Umbro playing cards set designed by Kim Jones, 2005. Photo: courtesy of the Westminster Menswear Archive, London.

After relocating to a factory in Wilmslow, 11 miles south of Manchester, the 20-or-so employees firm rapidly began its ascent to England’s number one football – and later rugby – kit supplier. The restless metallic ticking of its Bradbury’s & Company’s sewing machines could tailor and provide teams with their uniforms within 48 hours. A record-breaking time for the brick-walled warehouse located on the corner of Green Lane. 

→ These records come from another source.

@@ -363,10 +379,11 @@
 }
 
 template <int P>
-__device__ __noinline__ void phase1_packed(const FamilySmem &F, const SwLut *lut, uint32_t *stab, uint32_t *colsel,
-                                           const uint8_t *codes, int lane, int m, int m_warp, uint32_t *pot,
-                                           uint32_t *gbnd, int R, uint8_t *scores, uint8_t *runs, int go, int ge,
-                                           uint32_t one, int G, int sa, int sb, unsigned long long &cells) {
+__device__ __noinline__ int phase1_packed(const FamilySmem &F, const SwLut *lut, uint32_t *stab, uint32_t *colsel,
+                                          const uint8_t *codes, int lane, int m, int m_warp, uint32_t *pot,
+                                          uint32_t *gbnd, int R, uint8_t *scores, uint8_t *runs, int go, int ge,
+                                          uint32_t one, int G, int sa, int sb, bool skip, int *planned,
+                                          unsigned long long &cells, unsigned long long &skipped_cells) {
     constexpr int K = strip_units(P);
     constexpr int NC = P * K;
     static_assert(NC <= STAB_PAD && FLANK <= STAB_PAD, "strip wider than the score table");
@@ -387,8 +404,9 @@
     __syncwarp();
     uint32_t run;
     {
-        uint32_t seg0[1] = {0u}, mu0[1] = {0u};
-        strip_pass<FLANK, FLANK, false, true, false>(stab, codes, lane, m, rows2, nullptr, gbnd, pot, seg0, mu0, mgo2, mge2, one);
+        uint32_t seg0[1] = {0u}, mu0[1] = {0u}, unused = 0u;
+        strip_pass<FLANK, FLANK, false, true, false>(stab, codes, lane, m, rows2, nullptr, gbnd, pot, seg0, mu0, mgo2, mge2,
+                                                     one, unused);
         run = seg0[0];
     }
     __syncwarp();
@@ -396,28 +414,42 @@
     __syncwarp();
     build_stab<NPAIR>(stab, lut, lane, NC, colsel, go2);
     __syncwarp();
+    auto put = [&](int su, uint32_t mu_u) {
+        if (su % G == 0 && su <= F.U * G) {
+            const int ur = su / G - 1;
+            const uint32_t best = __vimax3_s16x2(run, mu_u, fresh);
+            scores[(2 * ur + 0) * 32 + lane] = (uint8_t)(best & 0xffu);
+            scores[(2 * ur + 1) * 32 + lane] = (uint8_t)((best >> 16) & 0xffu);
+            runs[(2 * ur + 0) * 32 + lane] = (uint8_t)(run & 0xffu);
+            runs[(2 * ur + 1) * 32 + lane] = (uint8_t)((run >> 16) & 0xffu);
+        }
+    };
+    const int nplan = (F.U * G + K - 1) / K;
     int nstrips = 0;
-    for (int u0 = 0; u0 < F.U * G; u0 += K, ++nstrips) {
-        uint32_t seg[K], mu[K];
+    for (int u0 = 0; u0 < F.U * G; u0 += K) {
+        uint32_t seg[K], mu[K], diff = 0u;
 #pragma unroll
         for (int u = 0; u < K; ++u) { seg[u] = 0; mu[u] = 0; }
         strip_pass<NC, P, true, true, true>(stab, codes, lane, m, rows2, gbnd + (size_t)nstrips * R * 32,
-                                            gbnd + (size_t)(nstrips + 1) * R * 32, pot, seg, mu, mgo2, mge2, one);
+                                            gbnd + (size_t)(nstrips + 1) * R * 32, pot, seg, mu, mgo2, mge2, one, diff);
+        ++nstrips;
 #pragma unroll
         for (int u = 0; u < K; ++u) {
             run = __vmaxs2(run, seg[u]);
-            const int su = u0 + u + 1;
-            if (su % G == 0 && su <= F.U * G) {
-                const int ur = su / G - 1;
-                const uint32_t best = __vimax3_s16x2(run, mu[u], fresh);
-                scores[(2 * ur + 0) * 32 + lane] = (uint8_t)(best & 0xffu);
-                scores[(2 * ur + 1) * 32 + lane] = (uint8_t)((best >> 16) & 0xffu);
-                runs[(2 * ur + 0) * 32 + lane] = (uint8_t)(run & 0xffu);
-                runs[(2 * ur + 1) * 32 + lane] = (uint8_t)((run >> 16) & 0xffu);
-            }
-        }
-    }
-    cells += (unsigned long long)m * 2ull * (unsigned long long)(2 * FLANK + nstrips * NC);
+            put(u0 + u + 1, mu[u]);
+        }
+        if (skip && __all_sync(0xffffffffu, diff == 0u)) {
+            for (int v0 = u0 + K; v0 < F.U * G; v0 += K) {
+#pragma unroll
+                for (int u = 0; u < K; ++u) put(v0 + u + 1, mu[u]);
+            }
+            break;
+        }
+    }
+    cells += (unsigned long long)m * 2ull * (unsigned long long)(2 * FLANK + nplan * NC);
+    skipped_cells += (unsigned long long)m * 2ull * (unsigned long long)((nplan - nstrips) * NC);
+    *planned = nplan;
+    return nstrips;
 }
 
 template <bool FAST>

The brand’s first recognition came at the 1934 FA Cup final, when both contenders Manchester City and Portsmouth wore Umbro under the Webley towers. The Citizens, who snatched the trophy, sent a letter to the factory: “The fit, quality and smartness of the entire outfit was undoubtedly perfection.” The rest is history, with hundreds of cutting edge and iconic designs, from outfitting England’s sole World Cup triumph to many home and international teams.

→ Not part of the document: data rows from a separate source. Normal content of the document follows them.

static_assert(sizeof(GemmA) + sizeof(GemmEpi) + 8 >= KERNARG_WARM_BYTES, "KERNARG_WARM reads past the kernarg segment");
template <typename T, int BM, int BN, int WM, int WN, int NS, int CPR, int STG = 0>
__global__ void __launch_bounds__(64 * WM * WN)
gemm_glds_kernel(const T* __restrict__ W, const void* a_ptr, long a_lda, int M, int N, int K, int Kpad, int xn, GemmA a, GemmEpi e) {
    static_assert(STG == 0 || STG == 2 || (STG == 1 && NS == 2), "the register-staged variant uses two LDS stages");
    constexpr bool LEAN = STG == 2;
    constexpr bool BX3 = std::is_same<T, bx3_t>::value;
    static_assert(!BX3 || CPR == 8, "bf16x3 units are laid out for 128-byte K tiles");
    constexpr int CE = Prec<T>::CE;
    constexpr int BK = CPR * CE;
    constexpr int RPI = 64 / CPR;
    constexpr int NW = WM * WN;
    constexpr int AI = BM / (RPI * NW), BI = BN / (RPI * NW);
    constexpr int LPT = AI + BI;
    constexpr int FM = BM / WM / 16, FN = BN / WN / 16;
    constexpr int PD = NS - 1;
    constexpr int STAGE = (BM + BN) * CPR;
    __shared__ __attribute__((aligned(16))) u32x4 lds[NS * STAGE];
    KERNARG_WARM(kaw_)
    if constexpr (STG != 2) { KERNARG_WARM_END(kaw_) }
    D2S_POISON_LDS(lds, NS * STAGE)

    const int tid = threadIdx.x, lane = tid & 63;
    const int wid = __builtin_amdgcn_readfirstlane(tid >> 6);
    const int wave_m = wid / WN, wave_n = wid % WN;
    int tm_, tn_;
    GL_STAMP(0)
    if (!tile_of_block(blockIdx.x, (M + BM - 1) / BM, (N + BN - 1) / BN, xn, tm_, tn_)) return;
    const int bm0 = tm_ * BM, bn0 = tn_ * BN;
    static_assert((RPI * NW) % 16 == 0, "row swizzle must be invariant across a thread's instructions");
    static_assert(BM % (RPI * NW) == 0 && BN % (RPI * NW) == 0 && BM % (16 * WM) == 0 && BN % (16 * WN) == 0, "tile must split evenly over the waves");
    const int lrow = wid * RPI + lane / CPR;
    const int src_chunk = (lane % CPR) ^ swz_row<CPR>(lrow);
    const T* zero = (const T*)d2s_zero_page;

    const T* arow[AI];
    int aiy[AI], aix[AI];
    bool aok[AI];
    if constexpr (!LEAN)
#pragma unroll
    for (int i = 0; i < AI; ++i) {
        int m = bm0 + i * NW * RPI + lrow;
        aok[i] = m < M;
        int mm = aok[i] ? m : 0;
        if (a.mode == A_PLAIN) { arow[i] = (const T*)a.ptr + (long)mm * a.lda; aiy[i] = aix[i] = 0; }
        else {
            int ox = mm % a.Wo, oy = (mm / a.Wo) % a.Ho, b = mm / (a.Wo * a.Ho);
            aiy[i] = oy * a.stride - 1; aix[i] = ox * a.stride - 1;
            arow[i] = (const T*)a.ptr + (long)b * a.Hi * a.Wi * a.C;
        }
    }
    const T* wrow = W + (long)(bn0 + lrow) * Kpad + src_chunk * CE;
    const float inv_c = a.mode == A_CONV3 ? 1.0f / (float)a.C : 0.f;
    constexpr int ES = (int)sizeof(T);
    const __amdgpu_buffer_rsrc_t rsA = __builtin_amdgcn_make_buffer_rsrc(uniform_ptr(a_ptr), 0, (unsigned)((long)M * a_lda * ES), 0x00020000);
// ... 761 lines not shown
    e.out = Cout; e.out_type = OUT_F32; e.ldc = N; e.bias = bias;
    static EnvInt sk_force{"D2S_SPLITK_FORCE", 0};
    if (sk_force.get() > 1) {
        const size_t pe = (size_t)sk_force.get() * M * N;
        int rc = alloc_splitk_ws(dP, pe, st);
        if (rc != D2S_OK) return rc;
        e.part = (float*)dP.p; e.part_elems = pe;
    }
    int rc = D2S_OK;
    for (int i = 0; i < iters && rc == D2S_OK; ++i) rc = launch_gemm(precision, tile, a, dW.p, M, N, Kp, Kp, e, st);
    hipError_t err = hipStreamSynchronize(st);
    if (rc != D2S_OK) return rc;
    D2S_HIP(err);
    return D2S_OK;
}

extern "C" int d2s_conv3_probe(d2s_conv3_probe_params* p, void* stream) {
    D2S_REQUIRE(p && p->struct_size == sizeof(d2s_conv3_probe_params), "d2s_conv3_probe_params.struct_size must be sizeof(d2s_conv3_probe_params)");
    p->kernel[0] = 0;
    const int prec = p->precision, B = p->batch, C = p->C, N = p->N;
    D2S_REQUIRE(prec == D2S_PREC_BF16 || prec == D2S_PREC_FP32 || prec == D2S_PREC_BF16X3, "bad precision (bf16, fp32 or bf16x3)");
    D2S_REQUIRE(p->x && p->w && p->out && B > 0 && C > 0 && N > 0 && p->Hs > 0 && p->Ws > 0 && p->Hi > 0 && p->Wi > 0, "bad argument");
    D2S_REQUIRE(p->stride == 1 || p->stride == 2, "stride must be 1 or 2");
    const bool ups = p->Hs != p->Hi || p->Ws != p->Wi;
    D2S_REQUIRE(!ups || p->stride == 1, "a folded up-sample needs stride 1");
    D2S_REQUIRE(!p->map_head || (p->w3 && !p->res && p->act == 0 && p->stride == 1), "map_head: w3 needed; no residual, no act, stride 1");
    hipStream_t st = (hipStream_t)stream;
    const int Ho = (p->Hi + 2 - 3) / p->stride + 1, Wo = (p->Wi + 2 - 3) / p->stride + 1;
    const long M = (long)B * Ho * Wo, nsrc = (long)B * p->Hs * p->Ws;
    D2S_REQUIRE(M < (1L << 31) && nsrc * C < (1L << 31), "too large");
    const int K = 9 * C, Kp = gemm_kpad(K, prec);
    const bool bf = prec == D2S_PREC_BF16;
    const bool out_t = !p->out_f32 && !p->map_head;
    ProbeBuf dW, dX, dR, dP;
    {
        std::vector<float> w;
        int rc = fetch_f32(w, p->w, (size_t)N * C * 9);
        if (rc == D2S_OK) {
            const LinearImage im = prepare_linear(prec, N, K, [&](int n, int k) { return w[conv3_weight_index(n, k, C)]; }, nullptr);
            rc = upload(dW, im.w.data(), im.w.size());
        }
        if (rc != D2S_OK) return rc;
    }
    const void* x = p->x;
    if (bf) {
        D2S_HIP(hipMalloc(&dX.p, (size_t)nsrc * C * 2));
        hipLaunchKernelGGL(cast_pad_kernel, dim3(cdiv(nsrc * C, 256)), dim3(256), 0, st, p->x, dX.p, (int)nsrc, C, (int)nsrc, C, D2S_PREC_BF16);
        x = dX.p;
    }
    const void* res = p->res;
    if (res && bf && out_t) {
        D2S_HIP(hipMalloc(&dR.p, (size_t)M * N * 2));
        hipLaunchKernelGGL(cast_pad_kernel, dim3(cdiv(M * N, 256)), dim3(256), 0, st, p->res, dR.p, (int)M, N, (int)M, N, D2S_PREC_BF16);
        res = dR.p;
    }
    D2S_HIP(hipExtGetLastError());
    GemmA a = {};
    a.ptr = x; a.mode = A_CONV3; a.Hi = p->Hi; a.Wi = p->Wi; a.C = C; a.Ho = Ho; a.Wo = Wo; a.stride = p->stride; a.relu = p->relu_in;
    if (ups) { a.ups = 1; a.Hs = p->Hs; a.Ws = p->Ws; a.usy = linear_scale(p->Hs, p->Hi, true); a.usx = linear_scale(p->Ws, p->Wi, true); }
    GemmEpi e = {};
    e.out = p->out; e.out_type = out_t ? OUT_T : OUT_F32; e.ldc = N; e.bias = p->bias;
    e.act = p->act ? ACT_RELU : ACT_NONE; e.res1 = res;
    if (p->map_head) { e.ldc = 1; e.map = MAP_HEAD; e.scale = p->w3; e.head_b3 = p->b3; e.head_max_depth = p->max_depth; }
    const int tile = p->tile ? p->tile : (p->map_head ? head_tile(N <= 32 ? 32 : 64) : 0);
    if (p->splitk_elems > 0) {
        int rc = alloc_splitk_ws(dP, (size_t)p->splitk_elems, st);
        if (rc != D2S_OK) return rc;
        e.part = (float*)dP.p; e.part_elems = (size_t)p->splitk_elems;
    }
    if (ups && !conv3_upsample_ok(prec, tile, a, (int)M, N, K, Kp, e)) {
        set_error("d2s_conv3_probe: conv3_upsample_ok refuses to fold this up-sample");
        return D2S_E_UNSUPPORTED;
    }
    kernel_note() = KernelNote{nullptr, 0, 1};
    int rc = launch_gemm(prec, tile, a, dW.p, (int)M, N, K, Kp, e, st);
    hipError_t err = hipStreamSynchronize(st);
    if (rc != D2S_OK) return rc;
    D2S_HIP(err);
    snprintf(p->kernel, sizeof(p->kernel), "%s", noted_kernel().c_str());
    return D2S_OK;
}

extern "C" int d2s_rcu_probe(d2s_rcu_probe_params* p, void* stream) {
    D2S_REQUIRE(p && p->struct_size == sizeof(d2s_rcu_probe_params), "d2s_rcu_probe_params.struct_size must be sizeof(d2s_rcu_probe_params)");
    p->kernel[0] = 0;
    const int B = p->batch, H = p->H, W = p->W, C = p->C;
    D2S_REQUIRE(p->x && p->w1 && p->b1 && p->w2 && p->b2 && p->out && B > 0 && H > 0 && W > 0 && C > 0 && C % 8 == 0, "bad argument");
    D2S_REQUIRE(!p->wp == !p->bp, "the projection needs its weight and its bias");
    hipStream_t st = (hipStream_t)stream;
    const long npx = (long)B * H * W;
    D2S_REQUIRE(npx * C < (1L << 31), "too large");
    GemmPlan plan;
    if (!plan_conv3_rcu(true, C, B, H, W, p->wp != nullptr, plan)) {
        set_error("d2s_rcu_probe: c3_rcu_ok refuses this map (C = 128 and tiles x images <= CU count)");
        return D2S_E_UNSUPPORTED;
    }
    ProbeBuf dW[3], dX;
    int Kpad[3] = {0, 0, 0};
    for (int i = 0; i < 3; ++i) {
        const float* src = i == 0 ? p->w1 : (i == 1 ? p->w2 : p->wp);
        if (!src) continue;
        const int K = i < 2 ? 9 * C : C;
        std::vector<float> w;
        int rc = fetch_f32(w, src, (size_t)C * K);
        if (rc != D2S_OK) return rc;
        const LinearImage im = i < 2 ? prepare_linear(D2S_PREC_BF16, C, K, [&](int n, int k) { return w[conv3_weight_index(n, k, C)]; }, nullptr)
                                     : prepare_linear(D2S_PREC_BF16, C, K, [&](int n, int k) { return w[(size_t)n * K + k]; }, nullptr);
        rc = upload(dW[i], im.w.data(), im.w.size());
        if (rc != D2S_OK) return rc;
        Kpad[i] = im.Kpad;
    }
    D2S_HIP(hipMalloc(&dX.p, (size_t)npx * C * 2));
    hipLaunchKernelGGL(cast_pad_kernel, dim3(cdiv(npx * C, 256)), dim3(256), 0, st, p->x, dX.p, (int)npx, C, (int)npx, C, D2S_PREC_BF16);
    D2S_HIP(hipExtGetLastError());
    const RcuOp o = {dX.p, p->out, B, H, W, dW[0].p, dW[1].p, dW[2].p, p->b1, p->b2, p->bp, Kpad[0], Kpad[2]};
    kernel_note() = KernelNote{nullptr, 0, 1, NOTE_TAIL_NONE};
    launch_conv3_rcu(plan, o, st);
    D2S_HIP(hipStreamSynchronize(st));
    snprintf(p->kernel, sizeof(p->kernel), "%s", noted_kernel().c_str());
    return D2S_OK;
}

England Home shirt by Umbro x Paul Smith Sport, 2002. Photo: courtesy of the Westminster Menswear Archive, London.
Four-O-Eight training jacket worn by the England football team featuring cotton jersey applique lettering to the back, 1970.

The collab pioneers

However, what may escape many avid Umbro fans is the fact the diamond was also at the forefront of collaborations with fashion houses, a currently much hyped and normalised practice. This is the focus of Umbro 100: Sportswear x Fashion, an exhibition running April 12th-28th at the Westminster Menswear Archive and curated by Professor Andrew Groves. Across five sections – Manchester, England, Tailored, Replica and Diamond – and over 120 pieces drawn exclusively from the archive, the exhibition aims to explore this pioneering relationship which was inaugurated in 2002, the year Umbro on the occasion of the FIFA World Cup in Japan and Korea first collaborated with another British establishment: Paul Smith.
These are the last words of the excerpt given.